We broke the story about Andrew Stone leaving Droga5 on Friday to spend more time with his family and do some consultancy work. And that high-profile departure, combined with the recent loss of its foundation client ASB to Saatchi & Saatchi, led to a fair bit of speculation that Droga5 was in a bit of trouble. But Mike O’Sullivan, who has stepped up to fill the leadership role, says the doors are still well and truly open and, with a few new clients and a new management team, the agency is poised for growth.
“To date we’ve been deliberately quiet about who we partner with. However, we’re now working with AA Travel Australasia, Phoenix Organics, Qantas [which is aligned to Droga5 after it won a recent pitch], Lion Nathan, Fiveight, Random House, and domestic abuse charity Shine. And shortly we will be in a position to announce another significant name.”
Staff wise, O’Sullivan says the agency is now 12-strong (plus contractors), which is down from around 19 (plus contractors) when it was working on the big ASB relaunch. He says “it’s fair to say we’ve shrunk a bit, but that happens”, especially when you lose a client the size of ASB.

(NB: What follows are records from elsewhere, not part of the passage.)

Before: 283.2.

## Route stride-2 4x4 conv weight gradients through space-to-depth split-16 kernel

Adds a space-to-depth path for 4x4 stride-2 pad-1 convolutions. The input is recast as a 2x2 stride-1 conv over 4C channels, so the existing split-16 fp16-pair matrix wgrad kernel can handle it. A new x-splitting kernel and a partial-sum kernel scatter results back into the 4x4 weight layout, and a dedicated scratch arena is sized from Python. The aim is to replace a slower generic wgrad route for downsampling convs, at the cost of extra split and reduce passes, more scratch memory, and extra absmax plumbing in backward.

```diff
diff --git a/include/nemar_hip.h b/include/nemar_hip.h
--- a/include/nemar_hip.h
+++ b/include/nemar_hip.h
@@ -101,6 +101,7 @@
 int nemar_set_max_words_lazy(int on);
 int nemar_max_words_finalize(void* max_words, int samples, void* stream);
 size_t nemar_conv2d_scratch(int N, int H, int W, int K, int C, int R, int S, int stride, int pad);
+size_t nemar_conv2d_bwd_weight_scratch(int N, int C, int H, int W, int K, int OH, int OW, int R, int S, int stride, int pad);
 int nemar_absmax(const float* t, long long n, void* out_word, void* stream);
 int nemar_absmax_samples(const float* t, int samples, long long per_sample, void* out_words, void* stream);
 int nemar_kernel_timer(int enable);
diff --git a/nemar_amd/_lib.py b/nemar_amd/_lib.py
--- a/nemar_amd/_lib.py
+++ b/nemar_amd/_lib.py
@@ -40,6 +40,7 @@
     "nemar_conv2d_bwd_weight": (_i, [_vp, _i, _vp, _i, _vp, _vp, _vp, _i, _i, _i, _i, _i, _i, _i, _i, _i, _i, _i, _vp, _sz,
                                      _vp]),
     "nemar_conv2d_scratch": (_sz, [_i] * 9),
+    "nemar_conv2d_bwd_weight_scratch": (_sz, [_i] * 11),
     "nemar_conv2d_gy_planes_bytes": (_sz, [_i] * 10),
     "nemar_absmax": (_i, [_vp, _ll, _vp, _vp]),
     "nemar_absmax_samples": (_i, [_vp, _i, _ll, _vp, _vp]),
diff --git a/nemar_amd/csrc/conv.hip b/nemar_amd/csrc/conv.hip
--- a/nemar_amd/csrc/conv.hip
+++ b/nemar_amd/csrc/conv.hip
@@ -834,6 +834,11 @@
         if (gb && !call.bias_rode) bias_grad_slabs(gy, gb, part + P.bias_off, N, K, OH * OW, st);
         what = "conv2d_bwd_weight (split-16)";
         break;
+    case WgradPlan::SPLIT16_S2D:
+        nemar_split16_wgrad_s2d(x0, gy, gw, N, C0, H, W, K, call.scratch, part, g_xcd_map, call.src_max, call.src2_max, st);
+        if (gb) bias_grad_slabs(gy, gb, part + P.bias_off, N, K, OH * OW, st);
+        what = "conv2d_bwd_weight (split-16, space-to-depth)";
+        break;
     case WgradPlan::WGRAD2:
         nemar_wgrad2_launch(x0, C0, x1, C1, gy, gw, gb, N, H, W, K, OH, OW, R, S, stride, pad, pad_mode, g_wgrad_blocks,
                             g_wgrad != 2, g_dbg, part, st);
@@ -889,6 +894,7 @@
     if (key == 15) { g_xcd_map = value != 0; return NEMAR_OK; }
     if (key == 20) { g_split16 = value != 0; return NEMAR_OK; }
     if (key == 24) { g_s16g = value != 0; return NEMAR_OK; }
+    if (key == 47) { g_wgrad_s2d = value != 0; return NEMAR_OK; }
     if (key == 25) { g_s16g_min_mmac = value < 0 ? 0 : value; return NEMAR_OK; }
     if (key == 26) { g_s16g_wgrad_first = value != 0; return NEMAR_OK; }
     if (key == 27) { nemar_s16g_tune(0, value); return NEMAR_OK; }
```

On the plus side, adding to its already strong digital offering, as seen with the impressive Experience ASB work, Nathan Cooper recently joined from Anomaly London as digital creative director and will partner with Chris Long who joined the agency in April.
Cooper has also been added to the New Zealand management team alongside James Polhill, Jose Alomajan and O’Sullivan, who, like David Droga in New York and David Nobay in Sydney, is also a creative director leading his office.
“Philosophically it’s the right thing to do.”
He says Stone tended to “work all the hours God sent”, often starting as early as 4am, so, with teenage children, it was time for a change.
“Between working with current clients, we’re pitching more than ever so we’re really busy,” he says. “The landscape is changing rapidly in New Zealand and there are more opportunities than ever. But clearly, Andrew will be doing more fishing than me.”
As a creatively-focused start-up, O’Sullivan says “winning a bank as your first client certainly isn’t normal” and he admits it sent the agency down a slightly different path than it had intended to go down. But he’s confident that now, almost two years after launching the New Zealand arm, the newly restructured Droga5 will be able to replicate some of the success the other two offices have experienced.
UPDATE: The shifts have gone through at the companies office.
Stone has been removed from OSS Equity and D5 General Partner companies and Mike O’Sullivan’s new company has been set up for his section of the shareholding: Droga5 NZ Trustee Company Limited.
Therefore Droga5 (US) owns 60 percent of the local operation, while OSS Equity owns 40 percent, but of that, O’Sullivan and his partner Stacey own it all after buying Stone out. Alomajan doesn’t have any shareholding.